No one is going to forget BC, or Alberta in the same way.

This comes up all the time...every election really. In the next federal election they added a bunch of seats to BC, Alberta and Ontario(at a huge cost to pay them, and pension them) to balance things out more.

BurnoutBinLaden 05-27-2013 09:27 AM

Sort of off topic...

BC often gets grouped in with the Prairie provinces as "The West". Do you guys think that's a fair observation? When it comes to fiscal and and social issues, the coastal regions of BC are quite different from the rest of the west.

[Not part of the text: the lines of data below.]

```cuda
extern "C" int dc_unit_embed_fwd_mask(const float *units, const float *w_b, const float *b_b, float *basic_out, uint32_t *mask_out,
                                      const float *w, const float *bias, float *xmax, float *xmax_copy, int ld_x, uint8_t *argmax,
                                      int64_t n_tokens, int n_units, dc_stream_t stream) {
    DC_REQUIRE(units && w_b && b_b && w && bias && xmax && n_tokens > 0, DC_EINVAL, "dc_unit_embed_fwd: null pointer / empty input");
    DC_REQUIRE(n_units == 1 || n_units == 5 || n_units == 16, DC_EUNSUPPORTED, "dc_unit_embed_fwd: n_units=%d (1, 5 or 16)", n_units);
    DC_REQUIRE(n_units == 1 ? (argmax == nullptr && xmax_copy == nullptr) : argmax != nullptr, DC_EINVAL,
               "dc_unit_embed_fwd: the arg-max (and the copy) go with the max-pool of n_units 5 and 16 only");
    DC_REQUIRE(ld_x >= BN && ld_x % 4 == 0 && n_tokens * n_units < (1ll << 31) - BM, DC_EINVAL, "dc_unit_embed_fwd: bad ld_x / size");
    DC_REQUIRE(((uintptr_t)units & 15) == 0 && ((uintptr_t)basic_out & 15) == 0 && ((uintptr_t)w & 15) == 0 && ((uintptr_t)bias & 15) == 0 &&
                   ((uintptr_t)xmax & 15) == 0 && ((uintptr_t)xmax_copy & 15) == 0 && ((uintptr_t)mask_out & 15) == 0,
               DC_EINVAL, "dc_unit_embed_fwd: units, basic_out, mask_out, w, bias, xmax, xmax_copy must be 16-byte aligned");
    const int M = (int)(n_tokens * n_units);
    const GenA gen{units, w_b, b_b, basic_out, mask_out};
    cudaStream_t st = dc_cu_stream(stream);
    if (n_units == 1) return launch_ws<0, true>(nullptr, BN, w, BN, bias, xmax, ld_x, M, BN, BN, 0, nullptr, nullptr, st, gen);
    if (n_units == 5) return launch_ws<5, true>(nullptr, BN, w, BN, bias, xmax, ld_x, M, BN, BN, 0, xmax_copy, argmax, st, gen);
    return launch_ws<16, true>(nullptr, BN, w, BN, bias, xmax, ld_x, M, BN, BN, 0, xmax_copy, argmax, st, gen);
}

extern "C" int dc_unit_embed_fwd(const float *units, const float *w_b, const float *b_b, float *basic_out, const float *w, const float *bias,
                                 float *xmax, float *xmax_copy, int ld_x, uint8_t *argmax, int64_t n_tokens, int n_units,
                                 dc_stream_t stream) {
    return dc_unit_embed_fwd_mask(units, w_b, b_b, basic_out, nullptr, w, bias, xmax, xmax_copy, ld_x, argmax, n_tokens, n_units, stream);
}

extern "C" int dc_unit_dgrad_fused_mask(const float *d_xmax, const float *d_xmax2, int ld_dx, const uint8_t *argmax, const float *dlogits,
                                        int ld_dl, const float *att, const float *w_t, const float *units, const uint32_t *mask,
                                        const float *w_b, const float *b_b, int64_t n_tokens, int n_units, float *dw_b, float *db_b,
                                        int accumulate, void *workspace, dc_stream_t stream) {
    DC_REQUIRE(w_t && units && w_b && b_b && dw_b && db_b && workspace && n_tokens > 0, DC_EINVAL, "dc_unit_dgrad_fused: null pointer / empty input");
    DC_REQUIRE(n_units == 1 || n_units == 5 || n_units == 16, DC_EUNSUPPORTED, "dc_unit_dgrad_fused: n_units=%d (1, 5 or 16)", n_units);
    DC_REQUIRE((d_xmax == nullptr && d_xmax2 == nullptr) || (d_xmax != nullptr && ld_dx >= BN && ld_dx % 4 == 0), DC_EINVAL,
               "dc_unit_dgrad_fused: bad d_xmax / ld_dx");
    DC_REQUIRE(d_xmax == nullptr || n_units == 1 || argmax != nullptr, DC_EINVAL, "dc_unit_dgrad_fused: routing needs the arg-max");
    DC_REQUIRE((dlogits == nullptr) == (att == nullptr) && (dlogits == nullptr || ld_dl >= n_units), DC_EINVAL,
               "dc_unit_dgrad_fused: dlogits and att come together");
    DC_REQUIRE(n_tokens * n_units < (1ll << 31) - BM, DC_EINVAL, "dc_unit_dgrad_fused: too many rows");
    DC_REQUIRE(((uintptr_t)d_xmax & 15) == 0 && ((uintptr_t)d_xmax2 & 15) == 0 && ((uintptr_t)argmax & 3) == 0 && ((uintptr_t)att & 15) == 0 &&
                   ((uintptr_t)w_t & 15) == 0 && ((uintptr_t)units & 15) == 0 && ((uintptr_t)mask & 15) == 0 && ((uintptr_t)workspace & 15) == 0,
               DC_EINVAL, "dc_unit_dgrad_fused: d_xmax, att, w_t, units, mask must be 16-byte aligned (arg-max 4-byte)");
    const int n_tok = (int)n_tokens;
    const int tile_rows = BM - BM % n_units;
    int grid = (int)((n_tokens * n_units + tile_rows - 1) / tile_rows);
    if (grid > dc_sm_count()) grid = dc_sm_count();
    float *partial = reinterpret_cast<float *>(workspace);
    cudaStream_t st = dc_cu_stream(stream);
#define DC_LAUNCH_DGRAD(NU, MASK)                                                                                                    \
    do {                                                                                                                              \
        DC_CUDA(cudaFuncSetAttribute(unit_dgrad_kernel<NU, MASK>, cudaFuncAttributeMaxDynamicSharedMemorySize, (int)kDgSmemBytes)); \
        unit_dgrad_kernel<NU, MASK><<<grid, kThreads, kDgSmemBytes, st>>>(d_xmax, d_xmax2, ld_dx, argmax, dlogits, ld_dl, att, w_t,  \
                                                                          units, mask, w_b, b_b, n_tok, partial);                     \
    } while (0)
    if (mask != nullptr) {
        if (n_units == 1) DC_LAUNCH_DGRAD(1, true);
        else if (n_units == 5) DC_LAUNCH_DGRAD(5, true);
        else DC_LAUNCH_DGRAD(16, true);
    } else {
        if (n_units == 1) DC_LAUNCH_DGRAD(1, false);
        else if (n_units == 5) DC_LAUNCH_DGRAD(5, false);
        else DC_LAUNCH_DGRAD(16, false);
    }
#undef DC_LAUNCH_DGRAD
    DC_LAUNCH_OK();
    return dc_unit_basic_reduce(partial, grid, dw_b, db_b, accumulate, st);
}

extern "C" int dc_unit_dgrad_fused(const float *d_xmax, const float *d_xmax2, int ld_dx, const uint8_t *argmax, const float *dlogits,
                                   int ld_dl, const float *att, const float *w_t, const float *units, const float *w_b,
// ... 33 lines not shown
```

Baseline: 75.37.

## Double-buffer A fragments and keep one wgmma group in flight in weight-stationary GEMM

The weight-stationary GEMM consumer loop now double-buffers the split hi/lo TF32 A fragments and waits with wait_group 1 instead of 0. The next chunk's split can then overlap the previous chunk's asynchronous wgmma. K-chunk count becomes a template parameter so the loop fully unrolls, and setmaxnreg rebalances registers from producer to consumer warps in the non-generating variant. The cost is more template instantiations and higher register pressure in the consumers, with some risk of spills.

New measurement: 76.71 (median of 6 runs). No clear change (+1.8%).

```diff
diff --git a/dotaclient_b200/csrc/gemm_tf32x3.cu b/dotaclient_b200/csrc/gemm_tf32x3.cu
--- a/dotaclient_b200/csrc/gemm_tf32x3.cu
+++ b/dotaclient_b200/csrc/gemm_tf32x3.cu
@@ -306,6 +306,7 @@
 constexpr int kWsStages = 8;
 constexpr int kWsChunkBytes = kWsRows * BK * 4;
 constexpr int kWsThreads = kConsumerThreads + 128;
+constexpr int kWsConsumerRegs = 232, kWsProducerRegs = 40;
 constexpr int kWsLdS = 40;
 constexpr size_t kWsOffRing = (size_t)4 * 2 * kTileBytes;
 constexpr size_t kWsOffStaging = kWsOffRing + (size_t)kWsStages * kWsChunkBytes;
@@ -328,6 +329,7 @@
 __device__ __forceinline__ void cp_async_arrive(uint64_t *bar) {
     asm volatile("cp.async.mbarrier.arrive.noinc.shared::cta.b64 [%0];" ::"r"(dc_smem_u32(bar)) : "memory");
 }
+__device__ __forceinline__ void wgmma_wait1() { asm volatile("wgmma.wait_group.sync.aligned 1;" ::: "memory"); }
 
 #define DC_ACC8(b) "+f"(d[b]), "+f"(d[b + 1]), "+f"(d[b + 2]), "+f"(d[b + 3]), "+f"(d[b + 4]), "+f"(d[b + 5]), "+f"(d[b + 6]), "+f"(d[b + 7])
 __device__ __forceinline__ void wgmma_m64n128k8_rs(float (&d)[64], uint32_t a0, uint32_t a1, uint32_t a2, uint32_t a3, uint64_t desc_b) {
@@ -356,12 +358,13 @@
     }
 }
 
-template <int NU, bool kGenA>
+template <int NU, bool kGenA, int KC>
 __global__ void __launch_bounds__(kWsThreads, 1) gemm_ws_kernel(const float *__restrict__ A, int lda,
                                                                 const float *__restrict__ B, int ldb,
                                                                 const float *__restrict__ bias, float *__restrict__ C,
-                                                                int ldc, int M, int N, int K, int relu,
+                                                                int ldc, int M, int N, int relu,
                                                                 float *__restrict__ C_copy, uint8_t *__restrict__ argmax, GenA gen) {
+    static_assert(KC >= 1 && KC <= 4 && (!kGenA || KC == 4), "K <= 128; the basic layer has 128 channels");
     constexpr int kWarpRows = NU == 5 ? 15 : 16;
     constexpr int kTileRows = 4 * kWarpRows;
     extern __shared__ unsigned char smem_raw[];
@@ -370,13 +373,19 @@
     uint64_t *full = reinterpret_cast<uint64_t *>(sm + kWsOffBars), *empty = full + kWsStages;
 
     const int warp = threadIdx.x >> 5, lane = threadIdx.x & 31;
-    const int n_blocks = (N + BN - 1) / BN, m_blocks = (M + kTileRows - 1) / kTileRows, k_chunks = K / BK;
+    const int n_blocks = (N + BN - 1) / BN, m_blocks = (M + kTileRows - 1) / kTileRows;
+    constexpr int k_chunks = KC;
     const int n0 = (blockIdx.x % n_blocks) * BN, mb0 = blockIdx.x / n_blocks, mstride = gridDim.x / n_blocks;
     if (threadIdx.x == 0) {
         for (int s = 0; s < kWsStages; ++s) { dc_mbar_init(&full[s], kGenA ? 1 : 128); dc_mbar_init(&empty[s], 4); }
         asm volatile("fence.mbarrier_init.release.cluster;" ::: "memory");
     }
     __syncthreads();
+
+    if constexpr (!kGenA) {
+        if (warp >= kConsumerThreads / 32) asm volatile("setmaxnreg.dec.sync.aligned.u32 %0;" ::"n"(kWsProducerRegs));
+        else asm volatile("setmaxnreg.inc.sync.aligned.u32 %0;" ::"n"(kWsConsumerRegs));
+    }
 
     if constexpr (kGenA) if (warp >= kConsumerThreads / 32) {
         const int kc = warp - kConsumerThreads / 32, ch = lane & 7, r0 = lane >> 3;
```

willystyle 05-27-2013 11:47 AM

I for one believe that the Senate should be abolished. They have completely no accountability and is more harm than good.

Traum 05-27-2013 08:49 PM

A lot of good points here for discussion.

@StylinRed:
I've been voting for the Conservatives in the last 3 federal election, and I share your sentiments that the Conservatives have become too full of themselves, and their tyranny is getting out of hand. I have no idea who I plan on voting for in the next federal election, but I'd say it looks like I'd have to see which apple is the least rotten one when the time comes. In the past 3 elections, it was a very clear and easy choice for me.

@zulutango and Gridlock
You are so correct that people are just wishing Justin would become the next Pierre, and on a personal level, Justin certainly has his old man's charms and charisma. But from what I can see so far, he is failing left, right, and center on the political front and on his capabilities.

@Gridlock
Quebec is a great and beautiful province, but I fxxking those Quebecois who think Quebec should deserve special treatment just because they are Quebec. I am fxxking sick of the part of Quebec that keeps acting like a spoiled brat, threatening to leave confederation when the real agenda is to milk the federal government for all they can. If Quebec fxxking wants to leave confederation, do it already and we'll see who misses the other party more!

@BurnoutBinLaden
Interesting observation that you have. My personal take is that Alberta and BC always get treated a little different than the rest of the country, and we represent 2 distinct flavours of "the West". I was taught in school that the Prairies include Alberta, Saskachewan, and Manitoba. But since growing up, I've found that Alberta is really only 1/2 a Prairies province.

zulutango 05-28-2013 11:30 AM

A lack of integrety, honesty and ability has never prevented a Quebecer from becoming PM in the past. JT just continues the pandering and the blackmail against english Canada.

Next time they start whining, Canada may call their bluff,...and if Canada is divisible, so is Quebec...so be ready for the First nations to divide and separate from Quebec's separatists.

It's not that I'm a Quebec basher as I have lived in Montreal for about a year. I'm just tired of the spoiled little child of confederation holding our breath till they get their special spoiled way again. Let 'em turn blue.